Accused of throwing game, Snohomish team says it simply lost

  • By David Krueger Herald Writer
  • Tuesday, August 18, 2015 11:03am
  • SportsSports

New development: Central Iowa defeats South Snohomish 3-2 in Pool B play-in game Tuesday to advance to Little League Softball World Series semifinals. South Snohomish plays in fifth-place game on Wednesday.

PORTLAND, Ore. — A complicated playoff scenario at the Little League Softball World Series became even more confusing Monday amid an accusation that the South Snohomish team purposefully lost its final game in pool play.

The South Snohomish president denied the accusation, explaining that some regular starters were rested during the game and the other team hit well.

But in a statement issued Monday, Little League International officials gave the accusation credence, noting that its Tournament Committee “recently received credible reports that some teams did not play with the effort and spirit appropriate for any Little League game.”

Little League officials said they were requiring a playoff game Tuesday morning between South Snohomish and Slater, Iowa — whose coach accused South Snohomish of failing to play its game against another team in earnest.

South Snohomish, representing the West Region, lost to the Southeast champion — Salisbury, North Carolina — 8-0 Monday to finish pool play with a 3-1 record and in a three-way tie for first place in Pool B. The top two teams in the pool advance to Tuesday’s semifinals based on a predetermined tiebreaker.

According to WHO-TV in Des Moines, Iowa, South Snohomish’s loss denied a semifinal berth to Slater, Iowa, the Central regional champion which also had a 3-1 record.

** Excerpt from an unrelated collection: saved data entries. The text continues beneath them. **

## Split warp-uniform f64 divides across lane pairs and simplify ellipse column bounds

Warp-uniform double-precision divide/sqrt pairs in the patch constants and search-box half-widths are now computed once per lane pair, with even lanes doing one and odd lanes the other, and combined via shuffles. This halves the serial f64 divide chain each lane executes. The per-column ellipse bound search replaces iterative stepping loops with a fixed two-point check that falls back to a full scan when not settled. The strip/column list build becomes a single flattened loop over all tasks instead of nested loops. This adds shuffles, and the new bound check may fall back to a full scan more often.

After: 240,300 (median of 6 runs). 1.03x the previous value.

```diff
diff --git a/scenelib2_b200/csrc/search.cu b/scenelib2_b200/csrc/search.cu
--- a/scenelib2_b200/csrc/search.cu
+++ b/scenelib2_b200/csrc/search.cu
@@ -116,7 +116,8 @@
 
   const int uc = __double2int_rz(add_(cx, 0.5));
   const int vc = __double2int_rz(add_(cy, 0.5));
-  const SearchBox sb = search_box(P00, P01, P11, uc, vc, stream_width(d.cams[s]), stream_height(d.cams[s]), HALF);
+  const SearchBox sb =
+      search_box_warp(P00, P01, P11, uc, vc, stream_width(d.cams[s]), stream_height(d.cams[s]), HALF);
   const Ellipse ell = make_ellipse(P00, P01, P11);
   const int CW = sb.cols(), CH = sb.rows();
   const int x0 = uc + sb.us - HALF, y0 = vc + sb.vs - HALF;
@@ -151,7 +152,7 @@
       Sg0 = __dp4a(T[rr][k], 0x01010101u, (uint32_t)Sg0);
       Sg0sq = __dp4a(T[rr][k], T[rr][k], (uint32_t)Sg0sq);
     }
-  const PatchConst pconst = patch_const(BOX, Sg0, Sg0sq);
+  const PatchConst pconst = patch_const_warp(BOX, Sg0, Sg0sq);
   const double V0d = fma(pconst.n, (double)Sg0sq, -((double)Sg0 * (double)Sg0));
   const float V0f = (float)V0d;
   const bool patch_ok = !(pconst.sigmag0 < 10.0);
@@ -173,34 +174,37 @@
           const int vbase = sb.vs + ty0;
           const double r2p11 = 1.0 / (2.0 * P11);
           const float r2p11f = (float)r2p11;
+          const bool degenerate = !(P11 > 1e-7) || !(P11 < 1e7);
+          const float last = (float)(tch - 1);
           for (int cu = lane; cu < tcw; cu += 32) {
             const Ellipse::Col col = ell.col((double)(sb.us + tx0 + cu));
             auto inside = [&](int cv) { return ell.inside(col, (double)(vbase + cv)); };
-            int lo, hi;
-            bool scan = !(P11 > 1e-7) || !(P11 < 1e7);
+            auto inside_t = [&](int cv) { return inside(max(0, min(tch - 1, cv))) && cv >= 0 && cv < tch; };
+            int lo = tch, hi = -1;
+            bool scan = degenerate;
             if (!scan) {
               const double vx = -col.b * r2p11;
               const double disc = col.b * col.b - 4.0 * P11 * (col.a - 9.0);
               const float r = disc > 0.0 ? __fsqrt_rn((float)disc) * r2p11f : 0.0f;
-              const float lo_f = fminf(fmaxf(ceilf((float)vx - r) - (float)vbase, -1.0f), (float)tch);
-              const float hi_f = fminf(fmaxf(floorf((float)vx + r) - (float)vbase, -1.0f), (float)tch);
-              lo = max(0, min(tch - 1, (int)lo_f));
-              hi = max(0, min(tch - 1, (int)hi_f));
-              if (hi < lo) hi = lo;
-              int it = 0;
-              while (lo > 0 && it < 16 && inside(lo - 1)) { --lo; ++it; }
-              while (lo <= hi && it < 16 && !inside(lo)) { ++lo; ++it; }
-              if (it >= 16) {
-                scan = true;
-              } else if (lo > hi) {
+              const float tlo = (float)vx - r - (float)vbase, thi = (float)vx + r - (float)vbase;
+              const bool est_empty = !(ceilf(tlo) <= fminf(floorf(thi), last)) || !(floorf(thi) >= 0.0f);
+              bool settled = false;
+              if (!est_empty) {
+                const int L = (int)fminf(fmaxf(ceilf(tlo - 0.5f), 0.0f), last);
+                const int H = (int)fminf(fmaxf(floorf(thi + 0.5f), 0.0f), last);
+                const bool inL = inside(L), inH = inside(H);
+                const bool outL = !inside_t(inL ? L - 1 : L + 1), outH = !inside_t(inH ? H + 1 : H - 1);
+                lo = inL ? L : L + 1;
+                hi = inH ? H : H - 1;
+                settled = (inL == outL) && (inH == outH);
+              }
+              if (!settled) {
                 const int v0 = max(0, min(tch - 1, __float2int_rn((float)vx) - vbase));
                 const int c0 = max(0, v0 - 1), c1 = min(tch - 1, v0 + 1);
+                lo = tch;
+                hi = -1;
                 for (int cv = c0; cv <= c1; ++cv)
                   if (inside(cv)) scan = true;
-              } else {
-                while (hi < tch - 1 && it < 16 && inside(hi + 1)) { ++hi; ++it; }
-                while (hi > lo && it < 16 && !inside(hi)) { --hi; ++it; }
-                if (it >= 16) scan = true;
               }
             }
             if (scan) {
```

South Snohomish beat the Iowa team 4-3 in pool play on Sunday.

If South Snohomish had scored at least three runs Monday, the tiebreaker — based on a runs-allowed-per-inning ratio — would have allowed the Iowa team (3-1) to advance to the semifinals, according to WHO.

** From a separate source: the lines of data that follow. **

template <int NT, int KT, bool PRO, bool DXS = false, bool RZ_ = false>
__global__ __launch_bounds__(256) void conv_pw_bwd_kernel(PwArgs a) {
  extern __shared__ float smem[];
  constexpr int LSN = pw_lsn(NT), LSK = pw_lsk(KT), NPc = NT * 16, KPc = KT * 16;
  constexpr bool WL = pw_weight_in_lds(NT, KT), PF = pw_prefetch(NT, KT);
  constexpr bool RZ = WL && RZ_;
  float* dzt = smem;
  float* xt = dzt + kPwTile * LSN;
  float* ca = xt + kPwTile * LSK;
  float* cb = ca + NPc;
  float* cd = cb + NPc;
  float* cs = cd + NPc;
  float* psc = cs + NPc;
  float* psh = psc + KPc;
  float* wl = psh + KPc;
  float* xraw = wl + (WL ? KPc * LSN : 0);
  const int tid = threadIdx.x;
  const int lane = tid & 63, wave = tid >> 6;
  const int j = lane & 15, kg = lane >> 4;
  const int N = a.N, K = a.K;

  for (int n = tid; n < NPc; n += 256) {
    float va = 0.f, vb = 0.f, vd = 0.f, vs = 0.f;
    if (n < N) {
      const float sc = a.bn_scale[n];
      va = sc;
      vs = a.bn_act ? a.bn_shift[n] : 0.f;
      if (a.bn_train) {
        const float is = a.bn_invstd[n], mu = a.bn_mean[n];
        const float s0 = a.bn_sums[n] * a.invM, s1 = a.bn_sums[N + n] * a.invM;
        vb = -sc * is * s1;
        vd = sc * (mu * is * s1 - s0);
      }
    }
    ca[n] = va; cb[n] = vb; cd[n] = vd; cs[n] = vs;
  }
  for (int k = tid; k < KPc; k += 256) {
    psc[k] = (PRO && a.in_scale && k < K) ? a.in_scale[k] : 1.f;
    psh[k] = (PRO && a.in_shift && k < K) ? a.in_shift[k] : 0.f;
  }
  if (WL) {
    for (int it = tid; it < KPc * (NPc / 4); it += 256) {
      const int k = it / (NPc / 4), n = (it - k * (NPc / 4)) * 4;
      const float4 v = keep_if(ld4(a.wb + (int64_t)(k < K ? k : 0) * N + (n < N ? n : 0)), k < K && n < N);
      *reinterpret_cast<float4*>(&wl[k * LSN + n]) = v;
    }
  }
  const ActSel pact = act_sel(a.in_act);

  f32x4 acc2[NT][KT];
#pragma unroll
  for (int nt = 0; nt < NT; ++nt)
#pragma unroll
    for (int kt = 0; kt < KT; ++kt) acc2[nt][kt] = (f32x4){0.f, 0.f, 0.f, 0.f};

  const int p_begin = blockIdx.x * a.pix_per_slab;
  int p_end = p_begin + a.pix_per_slab;
  if (p_end > a.M) p_end = a.M;

  float4 gv[PF ? NT : 1], zv[(PF && !RZ) ? NT : 1], xv[KT];
  auto issue_nz = [&](int t0, int u_lo, int u_hi, float4* G, float4* Z) {
#pragma unroll
    for (int u = 0; u < NT; ++u) {
      if (u < u_lo || u >= u_hi) continue;
      const int it = tid + 256 * u;
      const int px = it / (NPc / 4), n = (it - px * (NPc / 4)) * 4;
      const int p = t0 + px;
      const int64_t off = (int64_t)(p < p_end ? p : p_end - 1) * N + (n < N ? n : 0);
      G[u - u_lo] = lda4(a.g + off);
      if constexpr (!RZ) Z[u - u_lo] = lda4(a.z + off);
    }
  };
  auto issue_x = [&](int t0) {
#pragma unroll
    for (int u = 0; u < KT; ++u) {
      const int it = tid + 256 * u;
      const int px = it / (KPc / 4), k = (it - px * (KPc / 4)) * 4;
      const int p = t0 + px;
      xv[u] = lda4(a.x + (int64_t)(p < p_end ? p : p_end - 1) * K + (k < K ? k : 0));
    }
  };
  auto issue = [&](int t0) {
    issue_nz(t0, 0, NT, gv, zv);
    issue_x(t0);
  };
  auto place_nz = [&](int t0, int u_lo, int u_hi, const float4* G, const float4* Z) {
#pragma unroll
    for (int u = 0; u < NT; ++u) {
      if (u < u_lo || u >= u_hi) continue;
      const int it = tid + 256 * u;
      const int px = it / (NPc / 4), n = (it - px * (NPc / 4)) * 4;
      const bool ok = t0 + px < p_end && n < N;
      if constexpr (RZ) {
        *reinterpret_cast<float4*>(&dzt[px * LSN + n]) = keep_if(G[u - u_lo], ok);
      } else {
        const float4 va = ld4(ca + n), vb = ld4(cb + n), vd = ld4(cd + n);
        float4 g2 = G[u - u_lo];
        const float4 z2 = Z[u - u_lo];
        if (a.bn_act) {
          const float4 y = fma4(z2, va, ld4(cs + n));
          g2 = make_float4(g2.x * act_mask(y.x, a.bn_act), g2.y * act_mask(y.y, a.bn_act),
                           g2.z * act_mask(y.z, a.bn_act), g2.w * act_mask(y.w, a.bn_act));
        }
        float4 dz = fma4(g2, va, fma4(z2, vb, vd));
#ifdef NASSEG_BF16
        dz = make_float4(bf16_to_f32(f32_to_bf16(dz.x)), bf16_to_f32(f32_to_bf16(dz.y)),
                         bf16_to_f32(f32_to_bf16(dz.z)), bf16_to_f32(f32_to_bf16(dz.w)));
#endif
        *reinterpret_cast<float4*>(&dzt[px * LSN + n]) = keep_if(dz, ok);
      }
    }
  };
  float4 sx[DXS ? KT : 1], sq[DXS ? KT : 1], smu[DXS ? KT : 1], sis[DXS ? KT : 1];
#pragma unroll
  for (int kt = 0; kt < (DXS ? KT : 0); ++kt) {
    const int k = kt * 16 + kg * 4;
    sx[kt] = sq[kt] = smu[kt] = sis[kt] = f4zero();
    if (k < K) {
      smu[kt] = lda4(a.in_mean + k);
      sis[kt] = lda4(a.in_invstd + k);
    }
  }
  if (PF && p_begin < p_end) issue(p_begin);
  for (int t0 = p_begin; t0 < p_end; t0 += kPwTile) {
    __syncthreads();
    if (PF) {
      place_nz(t0, 0, NT, gv, zv);
    } else {
      issue_x(t0);
#pragma unroll
      for (int u0 = 0; u0 < NT; u0 += NASSEG_PW_CHUNK) {
        float4 g4[NASSEG_PW_CHUNK], z4[NASSEG_PW_CHUNK];
        issue_nz(t0, u0, u0 + NASSEG_PW_CHUNK, g4, z4);
        place_nz(t0, u0, u0 + NASSEG_PW_CHUNK, g4, z4);
        __builtin_amdgcn_sched_barrier(0);
      }
    }
#pragma unroll
    for (int u = 0; u < KT; ++u) {
      const int it = tid + 256 * u;
      const int px = it / (KPc / 4), k = (it - px * (KPc / 4)) * 4;
      const bool ok = t0 + px < p_end && k < K;
      float4 v = xv[u];
      if (DXS) *reinterpret_cast<float4*>(&xraw[px * LSK + k]) = v;
      if (PRO) v = act_apply4(fma4(v, ld4(psc + k), ld4(psh + k)), pact);
      *reinterpret_cast<float4*>(&xt[px * LSK + k]) = keep_if(v, ok);
    }
    __syncthreads();
    if (PF && t0 + kPwTile < p_end) issue(t0 + kPwTile);
    if constexpr (RZ) {
      constexpr int ZG = NT % 3 == 0 ? 3 : 2;
      const bool pok = t0 + wave * 16 + j < p_end;
      float4 bx[KT];
#pragma unroll
      for (int kb = 0; kb < KT; ++kb)
        bx[kb] = *reinterpret_cast<const float4*>(&xt[(wave * 16 + j) * LSK + kb * 16 + kg * 4]);
#pragma unroll
      for (int n0 = 0; n0 < NT; n0 += ZG) {
        f32x4 zc[ZG];
#pragma unroll
        for (int q = 0; q < ZG; ++q) zc[q] = (f32x4){0.f, 0.f, 0.f, 0.f};
#pragma unroll
        for (int kb = 0; kb < KT; ++kb) {
          const float* wk = wl + (kb * 16 + kg * 4) * LSN + (n0 * 16 + j);
#pragma unroll
          for (int q = 0; q < ZG; ++q) {
            if (n0 + q < NT) {
              zc[q] = mfma16(wk[q * 16], bx[kb].x, zc[q]);
              zc[q] = mfma16(wk[LSN + q * 16], bx[kb].y, zc[q]);
              zc[q] = mfma16(wk[2 * LSN + q * 16], bx[kb].z, zc[q]);
              zc[q] = mfma16(wk[3 * LSN + q * 16], bx[kb].w, zc[q]);
            }
          }
        }
#pragma unroll
        for (int q = 0; q < ZG; ++q) {
          if (n0 + q >= NT) continue;
          const int n = (n0 + q) * 16 + kg * 4;
          float* slot = &dzt[(wave * 16 + j) * LSN + n];
          float4 g2 = *reinterpret_cast<const float4*>(slot);
          float4 z2 = make_float4(zc[q][0], zc[q][1], zc[q][2], zc[q][3]);
#ifdef NASSEG_BF16
          z2 = make_float4(bf16_to_f32(f32_to_bf16(z2.x)), bf16_to_f32(f32_to_bf16(z2.y)), bf16_to_f32(f32_to_bf16(z2.z)),
                           bf16_to_f32(f32_to_bf16(z2.w)));
#endif
          const float4 va = ld4(ca + n), vb = ld4(cb + n), vd = ld4(cd + n);
          if (a.bn_act) {
            const float4 y = fma4(z2, va, ld4(cs + n));
            g2 = make_float4(g2.x * act_mask(y.x, a.bn_act), g2.y * act_mask(y.y, a.bn_act),
                             g2.z * act_mask(y.z, a.bn_act), g2.w * act_mask(y.w, a.bn_act));
          }
          float4 dz = fma4(g2, va, fma4(z2, vb, vd));
#ifdef NASSEG_BF16
          dz = make_float4(bf16_to_f32(f32_to_bf16(dz.x)), bf16_to_f32(f32_to_bf16(dz.y)),
                           bf16_to_f32(f32_to_bf16(dz.z)), bf16_to_f32(f32_to_bf16(dz.w)));
#endif
          *reinterpret_cast<float4*>(slot) = keep_if(dz, pok && n < N);
        }
        __builtin_amdgcn_sched_barrier(0);
      }
    }
    {
      f32x4 acc1[KT];
#pragma unroll
      for (int kt = 0; kt < KT; ++kt) acc1[kt] = (f32x4){0.f, 0.f, 0.f, 0.f};
      float4 rres[KT];
      if (a.dx_res) {
        const int pr = t0 + wave * 16 + j;
#pragma unroll
        for (int kt = 0; kt < KT; ++kt) {
          const int k = kt * 16 + kg * 4;
          rres[kt] = lda4(a.dx_res + ((pr < p_end && k < K) ? (int64_t)pr * K + k : 0));
        }
      }
      const float* brow = dzt + (wave * 16 + j) * LSN;
      for (int ns = 0; ns < (a.NP >> 4); ++ns) {
        const int n = ns * 16 + kg * 4;
        const float4 bv = *reinterpret_cast<const float4*>(brow + n);
        float4 av[KT];
#pragma unroll
        for (int kt = 0; kt < KT; ++kt) {
          const int k = kt * 16 + j;
          if (WL) av[kt] = *reinterpret_cast<const float4*>(&wl[k * LSN + n]);
          else av[kt] = keep_if(ld4(a.wb + (int64_t)(k < K ? k : 0) * N + (n < N ? n : 0)), k < K && n < N);
        }
#pragma unroll
        for (int kt = 0; kt < KT; ++kt) {
          acc1[kt] = mfma16(av[kt].x, bv.x, acc1[kt]);
          acc1[kt] = mfma16(av[kt].y, bv.y, acc1[kt]);
          acc1[kt] = mfma16(av[kt].z, bv.z, acc1[kt]);
          acc1[kt] = mfma16(av[kt].w, bv.w, acc1[kt]);
        }
      }
      const int p = t0 + wave * 16 + j;
#pragma unroll
      for (int kt = 0; kt < KT; ++kt) {
        const int k = kt * 16 + kg * 4;
        float4 o = make_float4(acc1[kt][0], acc1[kt][1], acc1[kt][2], acc1[kt][3]);
        if (a.dx_act)
          o = mul4(o, act_mask_of(*reinterpret_cast<const float4*>(&xt[(wave * 16 + j) * LSK + k]), a.dx_act));
        const bool ok = p < p_end && k < K;
        if (ok) sta4(a.dx + (int64_t)p * K + k, a.dx_res ? add4(o, rres[kt]) : o);
        if (DXS) {
          const float4 zr = *reinterpret_cast<const float4*>(&xraw[(wave * 16 + j) * LSK + k]);
#ifdef NASSEG_BF16
          o = make_float4(bf16_to_f32(f32_to_bf16(o.x)), bf16_to_f32(f32_to_bf16(o.y)), bf16_to_f32(f32_to_bf16(o.z)),
                          bf16_to_f32(f32_to_bf16(o.w)));
#endif
          const float4 gm = keep_if(o, ok);
          const float4 xh = make_float4((zr.x - smu[kt].x) * sis[kt].x, (zr.y - smu[kt].y) * sis[kt].y,
                                        (zr.z - smu[kt].z) * sis[kt].z, (zr.w - smu[kt].w) * sis[kt].w);
          sx[kt] = add4(sx[kt], gm);
          sq[kt] = fma4(gm, xh, sq[kt]);
        }
      }
    }
#pragma unroll
    for (int u = 0; u < 4; ++u) {
      const int pl = wave * 16 + u * 4 + kg;
      float av[NT], bv[KT];
#pragma unroll
      for (int nt = 0; nt < NT; ++nt) av[nt] = dzt[pl * LSN + nt * 16 + j];
#pragma unroll
      for (int kt = 0; kt < KT; ++kt) bv[kt] = xt[pl * LSK + kt * 16 + j];
#pragma unroll
      for (int nt = 0; nt < NT; ++nt)
#pragma unroll
        for (int kt = 0; kt < KT; ++kt) acc2[nt][kt] = mfma16(av[nt], bv[kt], acc2[nt][kt]);
    }
  }

  if (DXS) {
    __syncthreads();
    float* sred = smem;
#pragma unroll
    for (int kt = 0; kt < KT; ++kt) {
      const float vs[4] = {row16_allsum(sx[kt].x), row16_allsum(sx[kt].y), row16_allsum(sx[kt].z), row16_allsum(sx[kt].w)};
      const float vq[4] = {row16_allsum(sq[kt].x), row16_allsum(sq[kt].y), row16_allsum(sq[kt].z), row16_allsum(sq[kt].w)};
      if (j == 0) {
#pragma unroll
        for (int c = 0; c < 4; ++c) {
          sred[(wave * 2 + 0) * KPc + kt * 16 + kg * 4 + c] = vs[c];
          sred[(wave * 2 + 1) * KPc + kt * 16 + kg * 4 + c] = vq[c];
        }
      }
    }
    __syncthreads();
    for (int t = tid; t < KPc; t += 256) {
      if (t < K) {
        float* po = a.dx_stats + (int64_t)blockIdx.x * 2 * K + t;
        po[0] = (sred[0 * KPc + t] + sred[2 * KPc + t]) + (sred[4 * KPc + t] + sred[6 * KPc + t]);
        po[K] = (sred[1 * KPc + t] + sred[3 * KPc + t]) + (sred[5 * KPc + t] + sred[7 * KPc + t]);
      }
    }
  }
  float* red = smem;
  float* pout = a.partial + (int64_t)blockIdx.x * N * K;
#pragma unroll
  for (int nt = 0; nt < NT; ++nt)
#pragma unroll
    for (int kt = 0; kt < KT; ++kt) {
      __syncthreads();
      if (wave > 0) *reinterpret_cast<f32x4*>(&red[((wave - 1) * 64 + lane) * 4]) = acc2[nt][kt];
      __syncthreads();
      if (wave == 0) {
#pragma unroll
        for (int r = 0; r < 4; ++r) {
          const float v = acc2[nt][kt][r] + red[(0 * 64 + lane) * 4 + r] + red[(1 * 64 + lane) * 4 + r] +
                          red[(2 * 64 + lane) * 4 + r];
          const int n = nt * 16 + 4 * kg + r, k = kt * 16 + j;
          if (n < N && k < K) pout[(int64_t)n * K + k] = v;
        }
      }
    }
}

“It was very evident when they did the starting lineups that their four best players were on the bench and they were going to be the reserves,” Central head coach Charlie Husak told WHO. “It was very evident right away what was going on. They weren’t striving to win. We saw that and (our) girls — you could see — it took about a half an inning for them to catch on. We were trying to keep it from them, but you could see when they caught on that the tears started to pile up and it was pretty emotional.”

According to the WHO report, the South Snohomish players “were bunting with two strikes, trying to get out on purpose and swinging at balls in the dirt on purpose to record outs intentionally.” South Snohomish failed to record a hit in the game.

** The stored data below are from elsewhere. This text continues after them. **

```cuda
template <bool CHECK = false>
__global__ void __launch_bounds__(32) k_fir_probe(const int32_t *samples, const int32_t *orders, const long long *c,
                                                  int wide, int32_t *residues, uint8_t *ties)
{
    __shared__ __align__(16) AnalysisScratch scratch;
    __shared__ __align__(16) CoefSmem cf;
    __shared__ __align__(16) Row17 row;
    const uint32_t sub = blockIdx.x;
    const int lane = lane_id();
    const int32_t *src = samples + (size_t)sub * kFrame;
    Signal sig = row.stage(src);
    if (!wide) {
        for (int j = lane; j < kFrame; j += 32)
            row.a[kHistoryPad + j] = (int16_t)src[j];
        sig.lo = nullptr;
    }
    const int order = orders[sub];
    for (int i = lane; i < 112; i += 32) {
        const long long v = i < order ? c[(size_t)sub * (kMaxOrder + 1) + i + 1] : 0;
        cf.clo[i] = (uint32_t)v;
        cf.chi[i] = (int32_t)(v >> 32);
    }
    __syncwarp();
    uint32_t *planes = reinterpret_cast<uint32_t *>(scratch.ring);
    int32_t *res = residues + (size_t)sub * kFrame;
    const bool tie = wide ? warp_fir_residual<true, CHECK>(sig, cf, order, planes, res)
                          : warp_fir_residual<false, CHECK>(sig, cf, order, planes, res);
    if (CHECK && lane == 0)
        ties[sub] = tie;
}

__global__ void __launch_bounds__(32) k_lpc_samples(const int32_t *residues, uint32_t n_sub, const uint8_t *order_in,
                                                    const int32_t *q_in, int32_t *samples)
{
    __shared__ __align__(16) SegSmem sm;
    const uint32_t sub = blockIdx.x;
    const int lane = lane_id();
    const int order = min((int)order_in[sub], kMaxOrder);
    const int n = segment_width(order);
    if (lane == 0) {
        sm.row_res[0] = residues + (size_t)sub * kFrame;
        sm.row_out[0] = samples + (size_t)sub * kFrame;
        sm.row_mode[0] = 2;
    }
    __syncwarp();
    segment_synthesis(sm, 0, lane, n, 0, 1, lane < n ? order : 0, q_in + (size_t)sub * kMaxOrder, 1);
}

__global__ void k_quantise_probe(const double *k, uint32_t n, int32_t *out)
{
    const uint32_t i = blockIdx.x * blockDim.x + threadIdx.x;
    if (i >= n)
        return;
    const double kv = k[i];
    out[4 * (size_t)i + 0] = quantise_reflection(0, kv);
    out[4 * (size_t)i + 1] = quantise_reflection(1, kv);
    out[4 * (size_t)i + 2] = quantise_reflection(2, kv);
    out[4 * (size_t)i + 3] = reflection_significant(kv) ? 1 : 0;
}

__global__ void k_selftest_scaling(uint32_t *mismatches)
{
    const int s = (int)(blockIdx.x * blockDim.x + threadIdx.x) - 65535;
    if (s > 65535)
        return;
    if (__double_as_longlong(sample_to_x(s)) != __double_as_longlong(sample_to_x_div(s)))
        atomicAdd(mismatches, 1u);
}

__global__ void __launch_bounds__(32) k_rice_encode(const int32_t *values, const uint32_t *counts, uint32_t pitch,
                                                    uint32_t *k_out, uint32_t *n_words_out, uint32_t *words,
                                                    uint32_t words_stride, int32_t *status)
{
    const uint32_t st = blockIdx.x;
    const int32_t *v = values + (size_t)st * pitch;
    const int n = (int)counts[st];
    RiceChoice c = warp_rice_choose(v, n);
    if (lane_id() == 0) {
        k_out[st] = c.k;
        n_words_out[st] = c.words;
    }
    if (c.words > words_stride) {
        if (lane_id() == 0)
            raise_status(status, SELAB200_ERR_CAPACITY);
        return;
    }
    warp_rice_pack(v, n, c, words + (size_t)st * words_stride);
}

__global__ void __launch_bounds__(32 * kRiceWarps) k_rice_decode_streams(
    const uint32_t *words, const uint32_t *n_words, uint32_t words_stride, const uint32_t *k,
    const uint32_t *counts, uint32_t n_streams, int32_t *out, uint32_t out_stride, int32_t *status)
{
    __shared__ uint32_t ring[kRiceWarps][(kRiceRing + 1) * 32];
    const uint32_t st_i = blockIdx.x * blockDim.x + threadIdx.x;
    RiceLaneStream st;
    st.src = words;
    st.n_words = 0;
    st.k = 0;
    st.count = 0;
    st.out = nullptr;
    if (st_i < n_streams) {
        if (k[st_i] >= 32 || counts[st_i] > out_stride || n_words[st_i] > words_stride) {
            raise_status(status, SELAB200_ERR_BITSTREAM);
        } else {
            st.src = words + (size_t)st_i * words_stride;
            st.n_words = n_words[st_i];
            st.k = k[st_i];
            st.count = counts[st_i];
            st.out = out + (size_t)st_i * out_stride;
        }
    }
    warp_rice_decode32<kRiceRing, kRiceBatch>(ring[warp_id()], st);
}

}
```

South Snohomish Little League president Jeff Taylor denied any wrongdoing, saying South Snohomish head coach Fred Miller opted to rest some starters who had been playing in tournaments for more than three months.

“The only thing I would say is that Fred fielded a lineup playing some girls that hadn’t gotten to have much playing time,” Taylor said. “It wasn’t a game that we absolutely had to win and the Central Iowa team took exception to that because the outcome was that they got knocked out. So they called foul, because they said we didn’t play our best players. Because of that, they protested to the tournament director and felt that that was unfair.

“It came down to they hit our pitcher,” Taylor said. “We made a lot of good plays. We didn’t go up there trying to strike out, like they’re trying to imply. We made a lineup that rested some of our players that had been playing for three months. To try to downplay the accomplishments of these girls is unfair.”

South Snohomish could have advanced to Tuesday’s semifinals with a win over the Southeast team or a loss — as long asSouth Snohomish scored two runs or less. Had South Snohomish scored three runs or more, Central Iowa would have gotten Pool B’s second semifinal berth.

In response to the uproar, Little League officials decided Monday that South Snohomish and Slater, Iowa, must participate in a one-game playoff at 9 a.m. Tuesday morning to determine the No. 2 seed from Pool B into the semifinals.

Miller did not return several phone calls Monday night. Taylor said the West coach was protesting Little League’s decision to institute a play-in game.

“At this point we’re trying to get across the point that we didn’t break any rules,” Taylor said. “Coach (Miller) has the right to put up any lineup that he feels has the chance to benefit our girls the most. He did the lineup that he felt did that.

“It was to give starters some rest. That’s purely the situation there. It wasn’t about trying to knock Central Iowa out,” Taylor said. “… So they opted to set up a play-in game for us to play Central Iowa again. The team we beat (Monday) night. … And that’s why it’s under protest.”